7. a. A l’Article 92 de la Constitution, le projet de réforme entend ajouter une compétence consultative qui rendra obligatoires certains avis du Conseil Constitutionnel. Le projet dit en effet que « Le Conseil constitutionnel peut être saisi par le Président de la République pour avis”. Mais il faut rappeler que l’Article 92 énumère les compétences juridictionnelles du Conseil constitutionnel, compétences sur la base desquelles le Conseil rend des décisions juridictionnelles, c’est-à-dire des décisions qui sont définitives et obligatoires à tous. Puis, l’Article 51 de la Constitution a déjà décrit la compétence consultative du Conseil, compétence sur la base de laquelle il émet un avis qui n’est nullement obligatoire.

b. Une nouvelle compétence consultative du Conseil ne devrait donc pas être forcée à l’Article 92 alors que l’Article 51 l’édicte suffisamment et clairement; surtout lorsque l’on a conscience que l’Article 92 est très intransigeant surtout en ce qui concerne l’autorité des décisions du Conseil dans les matières qu’il énumère. En effet, l’article 92 affirme que “Les décisions du Conseil constitutionnel ne sont susceptibles d’aucune voie de recours. Elles s’imposent aux pouvoirs publics et à toutes les autorités administratives et juridictionnelles”
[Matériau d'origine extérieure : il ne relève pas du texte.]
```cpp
static void conv_log_push(const scf_conv_desc* d, int which, int paired, int variant) {
  if (g_log_cap.load(std::memory_order_relaxed) <= 0) return;
  std::lock_guard<std::mutex> lk(g_log_mu);
  if ((int)g_log.size() >= g_log_cap.load()) return;
  scf_conv_log_entry e;
  e.kernel = which; e.Cin = d->C0 + d->C1; e.Cout = d->Cout; e.KH = d->KH; e.KW = d->KW; e.stride = d->stride;
  e.Ho = (d->H + 2 * d->pad_h - d->KH) / d->stride + 1;
  e.Wo = (d->W + 2 * d->pad_w - d->KW) / d->stride + 1;
  e.N = d->N; e.mode = d->mode; e.paired = paired; e.variant = variant;
  g_log.push_back(e);
}

static bool pairable(int which, const ScfLaunchCap& c) {
  switch (which) {
    case SCF_KERNEL_THIN: return true;
    case SCF_KERNEL_TAPS: return c.variant >= 1;
    case SCF_KERNEL_WINO_Q: return c.variant >= 10 && c.variant < 20;
    case SCF_KERNEL_WINO: return c.variant >= 20;
    case SCF_KERNEL_DMA: return c.variant >= 0;
    default: return false;
  }
}

static bool capture(const scf_conv_desc* d, scf_stream_t stream, ScfLaunchCap* cap, int* which) {
  ConvReq r;
  r.cap = cap;
  const bool ok = conv2d_walk(d, stream, r) == SCF_OK && pairable(r.which, *cap);
  *which = r.which;
  return ok;
}

typedef int (*PairLaunch)(const ScfLaunchCap&, const ScfLaunchCap&, hipStream_t);

extern "C" int scf_conv2d_pair(const scf_conv_desc* a, const scf_conv_desc* b, scf_stream_t stream) {
  if (!a || !b) return SCF_EINVAL;
  ScfLaunchCap ca, cb;
  int fa = 0, fb = 0;
  if (g_pair_mode.load(std::memory_order_relaxed) != 1 && capture(a, stream, &ca, &fa) && capture(b, stream, &cb, &fb)) {
    const size_t lmax = ca.ldsb > cb.ldsb ? ca.ldsb : cb.ldsb;
    const long long slots = (long long)scf_cu_count() * (((fa == SCF_KERNEL_DMA || fb == SCF_KERNEL_DMA) && lmax > 80 * 1024) ? 1 : 2);
    const long long na = ca.nblk, nb = cb.nblk;
    auto rounds = [](long long n, long long s) { return (n + s - 1) / s; };
    auto fewer_rounds = [&](long long s) { return rounds(na + nb, s) < rounds(na, s) + rounds(nb, s); };
// ... 128 lines not shown
```

### scflow_amd/csrc/conv_taps.hip

```cpp
#include "scf_common.h"
#include "conv_kernels.h"
#include "scf_dma.h"

#include "conv_taps_body.h"

template <int WM>
__global__ __launch_bounds__(256, 2) void conv_taps_kernel(ConvK p, const float* __restrict__ wt, int Kp, int PWp) {
  conv_taps_body<WM>(p, wt, Kp, PWp, (int)blockIdx.x, (int)gridDim.x);
}

template <int WMA, int WMB>
__global__ __launch_bounds__(256, 2) void conv_taps_pair_kernel(ConvK pa, const float* __restrict__ wta, int Kpa, int PWpa, ConvK pb,
                                                                const float* __restrict__ wtb, int Kpb, int PWpb, int nba) {
  if ((int)blockIdx.x < nba) conv_taps_body<WMA>(pa, wta, Kpa, PWpa, (int)blockIdx.x, nba);
  else conv_taps_body<WMB>(pb, wtb, Kpb, PWpb, (int)blockIdx.x - nba, (int)gridDim.x - nba);
}

#define CT_MAXU 12

template <int WM>
__global__ __launch_bounds__(256, 2) void conv_taps_persist_kernel(ConvK p, const float* __restrict__ wt, int Kp, int PWp, int ntiles) {
  extern __shared__ __attribute__((aligned(16))) float ct_lds[];
  constexpr int BM = WM * 32;
  const int tid = threadIdx.x, lane = tid & 63;
  const int wave = __builtin_amdgcn_readfirstlane(tid >> 6);
  const int l32 = lane & 31, half = lane >> 5;

  const int lb = scf_xcd_remap(blockIdx.x, gridDim.x);
  const int mblk = __builtin_amdgcn_readfirstlane(lb % p.mblocks);
  const int slot = __builtin_amdgcn_readfirstlane(lb / p.mblocks);
  const int nslots = __builtin_amdgcn_readfirstlane((int)gridDim.x / p.mblocks);
  const int m0 = mblk * BM;
  const int FC = 1 << p.fc_log2, FR = 32 >> p.fc_log2, TR = 4 * FR;
  const int st = p.stride;
  const int PH = p.PH, PHW = PH * PWp, T = p.T;
  const int q4 = BM / 4, n4 = Kp * q4;
  const int w_cells = (n4 + 63) & ~63;
  const int PE = p.Cin * PHW;
  const int x_cells = (PE + 63) & ~63;
  float* Ws = ct_lds;
  float* Xs = Ws + w_cells * 4;
  int* koff = (int*)(Xs + 2 * x_cells);
  const int HW = p.H * p.W;

  int rel[CT_MAXU], pyx[CT_MAXU];
  {
    const float rPHW = 1.0f / (float)PHW, rPW = 1.0f / (float)PWp;
#pragma unroll
    for (int u = 0; u < CT_MAXU; ++u) {
      rel[u] = -1; pyx[u] = 0;
      if (wave * 64 + u * 256 >= x_cells) continue;
      const int e = wave * 64 + u * 256 + lane;
      int c = (int)((float)e * rPHW);
      int r = e - c * PHW;
      if (r < 0) { --c; r += PHW; } else if (r >= PHW) { ++c; r -= PHW; }
      int py = (int)((float)r * rPW);
      int px = r - py * PWp;
      if (px < 0) { --py; px += PWp; } else if (px >= PWp) { ++py; px -= PWp; }
      rel[u] = e < PE ? c * HW + py * p.W + px : -1;
      pyx[u] = (py << 16) | px;
    }
  }
  auto tile_coords = [&](int tile, int& n, int& ty0, int& tx0) {
    const int txi = __builtin_amdgcn_readfirstlane(tile % p.tiles_x);
    const int t2 = tile / p.tiles_x;
    const int tyi = __builtin_amdgcn_readfirstlane(t2 % p.tiles_y);
    n = __builtin_amdgcn_readfirstlane(t2 / p.tiles_y);
    ty0 = tyi * TR; tx0 = txi * FC;
  };
  const unsigned xl = scf_lds_addr(Xs);
  auto stage_x = [&](int tile, int b) {
    int n, ty0, tx0;
    tile_coords(tile, n, ty0, tx0);
    const int iy0 = ty0 * st - p.pad_h, ix0 = tx0 * st - p.pad_w;
    const scf_rsrc4 xrs = scf_make_rsrc(p.in0 + (long long)n * p.in0_ns, (unsigned)((long long)p.Cin * HW * 4));
    const int tbase = iy0 * p.W + ix0;
    const unsigned dst = xl + (unsigned)(b * x_cells + wave * 64) * 4u;
#pragma unroll
    for (int u = 0; u < CT_MAXU; ++u) {
      if (wave * 64 + u * 256 < x_cells) {
        const int iy = iy0 + (pyx[u] >> 16), ix = ix0 + (pyx[u] & 0xffff);
        const bool ok = rel[u] >= 0 && (unsigned)iy < (unsigned)p.H && (unsigned)ix < (unsigned)p.W;
        scf_bdma_b32(xrs, ok ? (unsigned)((rel[u] + tbase) * 4) : SCF_BUF_OOB, dst + (unsigned)u * 1024u);
      }
    }
  };

  {
    const scf_rsrc4 wrs = scf_make_rsrc(wt + m0, (unsigned)(((long long)(Kp - 1) * p.Mld + BM) * 4));
    const unsigned wl = scf_lds_addr(Ws);
    for (int c0 = wave * 64; c0 < w_cells; c0 += 256) {
      const int e = c0 + lane;
      const int row = e / q4, c4 = e - row * q4;
      const unsigned voff = e < n4 ? (unsigned)((row * p.Mld + 4 * c4) * 4) : SCF_BUF_OOB;
      scf_bdma_b128(wrs, voff, wl + (unsigned)c0 * 16u);
    }
  }
  if (slot < ntiles) stage_x(slot, 0);
  for (int k = tid; k < Kp; k += 256) {
    int o = 0;
    if (k < p.Cin * T) {
      const int c = k / T, t = k - c * T;
      const int ky = t / p.KW, kx = t - ky * p.KW;
      o = c * PHW + ky * PWp + kx;
    }
    koff[k] = o;
  }
  __builtin_amdgcn_s_waitcnt(0x0F70);
  __syncthreads();

  const int fr = l32 >> p.fc_log2, fc = l32 & (FC - 1);
  const float* wb = Ws + half * BM + l32;
  const int* kb = koff + half;
  const int ntrip = Kp >> 3;
  int buf = 0;
#pragma nounroll
  for (int tile = slot; tile < ntiles; tile += nslots) {
    if (tile + nslots < ntiles) stage_x(tile + nslots, buf ^ 1);

    ct_f32x16 acc[WM][1];
#pragma unroll
    for (int i = 0; i < WM; ++i)
#pragma unroll
      for (int r = 0; r < 16; ++r) acc[i][0][r] = 0.f;

    const float* xb = Xs + buf * x_cells + ((wave * FR + fr) * st) * PWp + fc * st;
    int oN[4];
    float bC[4], aC[4][WM];
#pragma unroll
    for (int u = 0; u < 4; ++u) oN[u] = kb[2 * u];
#pragma unroll
    for (int u = 0; u < 4; ++u) {
      bC[u] = xb[oN[u]];
#pragma unroll
      for (int i = 0; i < WM; ++i) aC[u][i] = wb[2 * u * BM + 32 * i];
    }
    {
      const int t1 = ntrip > 1 ? 1 : 0;
#pragma unroll
      for (int u = 0; u < 4; ++u) oN[u] = kb[8 * t1 + 2 * u];
    }
#pragma nounroll
    for (int t = 0; t < ntrip; ++t) {
      const int tn = t + 1 < ntrip ? t + 1 : ntrip - 1, tnn = t + 2 < ntrip ? t + 2 : ntrip - 1;
      float bN[4], aN[4][WM];
      int oNN[4];
#pragma unroll
      for (int u = 0; u < 4; ++u) {
        bN[u] = xb[oN[u]];
#pragma unroll
        for (int i = 0; i < WM; ++i) aN[u][i] = wb[(8 * tn + 2 * u) * BM + 32 * i];
      }
#pragma unroll
      for (int u = 0; u < 4; ++u) oNN[u] = kb[8 * tnn + 2 * u];
      __builtin_amdgcn_sched_barrier(0);
#pragma unroll
      for (int u = 0; u < 4; ++u)
#pragma unroll
// ... 97 lines not shown
```

### scflow_amd/csrc/conv_taps_body.h

```cpp
#pragma once
#include "scf_common.h"
#include "conv_kernels.h"
#include "scf_dma.h"

typedef float ct_f32x16 __attribute__((ext_vector_type(16)));

template <int WM>
__device__ __forceinline__ void conv_taps_body(const ConvK& p, const float* __restrict__ wt, const int Kp, const int PWp, const int bid,
                                               const int nblk) {
  extern __shared__ __attribute__((aligned(16))) float ct_lds[];
  constexpr int BM = WM * 32;
  const int tid = threadIdx.x, lane = tid & 63;
  const int wave = __builtin_amdgcn_readfirstlane(tid >> 6);
  const int l32 = lane & 31, half = lane >> 5;

  const int lb = scf_xcd_remap(bid, nblk);
  const int mblk = __builtin_amdgcn_readfirstlane(lb % p.mblocks);
  const int tile = __builtin_amdgcn_readfirstlane(lb / p.mblocks);
  const int m0 = mblk * BM;
  const int FC = 1 << p.fc_log2, FR = 32 >> p.fc_log2, TR = 4 * FR;
  const int txi = __builtin_amdgcn_readfirstlane(tile % p.tiles_x);
  const int t2 = tile / p.tiles_x;
  const int tyi = __builtin_amdgcn_readfirstlane(t2 % p.tiles_y);
  const int n = __builtin_amdgcn_readfirstlane(t2 / p.tiles_y);
  const int ty0 = tyi * TR, tx0 = txi * FC;
  const int st = p.stride;
  const int iy0 = ty0 * st - p.pad_h, ix0 = tx0 * st - p.pad_w;
  const int PH = p.PH, PHW = PH * PWp, T = p.T;
  const int q4 = BM / 4, n4 = Kp * q4;
  const int w_cells = (n4 + 63) & ~63;
  const int PE = p.Cin * PHW;
  const int x_cells = (PE + 63) & ~63;
  float* Ws = ct_lds;
  float* Xs = Ws + w_cells * 4;
  int* koff = (int*)(Xs + x_cells);

  {
    const scf_rsrc4 wrs = scf_make_rsrc(wt + m0, (unsigned)(((long long)(Kp - 1) * p.Mld + BM) * 4));
    const unsigned wl = scf_lds_addr(Ws);
    for (int c0 = wave * 64; c0 < w_cells; c0 += 256) {
      const int e = c0 + lane;
      const int row = e / q4, c4 = e - row * q4;
      const unsigned voff = e < n4 ? (unsigned)((row * p.Mld + 4 * c4) * 4) : SCF_BUF_OOB;
      scf_bdma_b128(wrs, voff, wl + (unsigned)c0 * 16u);
    }
    const int HW = p.H * p.W;
    const scf_rsrc4 xrs = scf_make_rsrc(p.in0 + (long long)n * p.in0_ns, (unsigned)((long long)p.Cin * HW * 4));
    const unsigned xl = scf_lds_addr(Xs);
    const float rPHW = 1.0f / (float)PHW, rPW = 1.0f / (float)PWp;
    for (int c0 = wave * 64; c0 < x_cells; c0 += 256) {
      const int e = c0 + lane;
      int c = (int)((float)e * rPHW);
      int r = e - c * PHW;
      if (r < 0) { --c; r += PHW; } else if (r >= PHW) { ++c; r -= PHW; }
      int py = (int)((float)r * rPW);
      int px = r - py * PWp;
      if (px < 0) { --py; px += PWp; } else if (px >= PWp) { ++py; px -= PWp; }
      const int iy = iy0 + py, ix = ix0 + px;
      const bool ok = e < PE && iy >= 0 && iy < p.H && ix >= 0 && ix < p.W;
      scf_bdma_b32(xrs, ok ? (unsigned)((c * HW + iy * p.W + ix) * 4) : SCF_BUF_OOB, xl + (unsigned)c0 * 4u);
    }
  }
  for (int k = tid; k < Kp; k += 256) {
    int o = 0;
    if (k < p.Cin * T) {
      const int c = k / T, t = k - c * T;
      const int ky = t / p.KW, kx = t - ky * p.KW;
      o = c * PHW + ky * PWp + kx;
    }
    koff[k] = o;
  }
  __builtin_amdgcn_s_waitcnt(0x0F70);
  __syncthreads();

  ct_f32x16 acc[WM][1];
#pragma unroll
  for (int i = 0; i < WM; ++i)
#pragma unroll
    for (int r = 0; r < 16; ++r) acc[i][0][r] = 0.f;

  const int fr = l32 >> p.fc_log2, fc = l32 & (FC - 1);
  const float* xb = Xs + ((wave * FR + fr) * st) * PWp + fc * st;
  const float* wb = Ws + half * BM + l32;
  const int* kb = koff + half;
  const int ntrip = Kp >> 3;
  int oN[4];
  float bC[4], aC[4][WM];
#pragma unroll
  for (int u = 0; u < 4; ++u) oN[u] = kb[2 * u];
#pragma unroll
  for (int u = 0; u < 4; ++u) {
    bC[u] = xb[oN[u]];
#pragma unroll
    for (int i = 0; i < WM; ++i) aC[u][i] = wb[2 * u * BM + 32 * i];
  }
  {
    const int t1 = ntrip > 1 ? 1 : 0;
#pragma unroll
    for (int u = 0; u < 4; ++u) oN[u] = kb[8 * t1 + 2 * u];
  }
  for (int t = 0; t < ntrip; ++t) {
    const int tn = t + 1 < ntrip ? t + 1 : ntrip - 1, tnn = t + 2 < ntrip ? t + 2 : ntrip - 1;
    float bN[4], aN[4][WM];
    int oNN[4];
#pragma unroll
    for (int u = 0; u < 4; ++u) {
      bN[u] = xb[oN[u]];
#pragma unroll
      for (int i = 0; i < WM; ++i) aN[u][i] = wb[(8 * tn + 2 * u) * BM + 32 * i];
    }
#pragma unroll
    for (int u = 0; u < 4; ++u) oNN[u] = kb[8 * tnn + 2 * u];
    __builtin_amdgcn_sched_barrier(0);
#pragma unroll
    for (int u = 0; u < 4; ++u)
#pragma unroll
      for (int i = 0; i < WM; ++i)
        acc[i][0] = __builtin_amdgcn_mfma_f32_32x32x2f32(aC[u][i], bC[u], acc[i][0], 0, 0, 0);
    __builtin_amdgcn_sched_barrier(0);
#pragma unroll
    for (int u = 0; u < 4; ++u) {
      bC[u] = bN[u];
      oN[u] = oNN[u];
#pragma unroll
      for (int i = 0; i < WM; ++i) aC[u][i] = aN[u][i];
    }
  }

  const ConvEpi epi = scf_conv_epi(p, n);
  int pix[1];
// ... 8 lines not shown
```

9. Le projet propose que l’Article 89 soit modifié pour permettre d’augmenter le nombre de membres du Conseil Constitutionnel de cinq à sept dont deux choisis par le Président de l’Assemblée nationale. Nous sommes d’avis que comme regrettablement le Conseil constitutionnel, qui a perdu la confiance de beaucoup, ne va pas être transformé en une Cour Constitutionnelle ou une Chambre Constitutionnelle rattachée à la Cour Suprême, avec des magistrats professionnels, le nombre de sept conseillers nous semble bon mais deux des cinq nommés par le Président de la République devraient est réservés à la désignation par les ordres des professionnels rattachés à la Justice et deux autres choisis par le Bureau de l’Assemblée.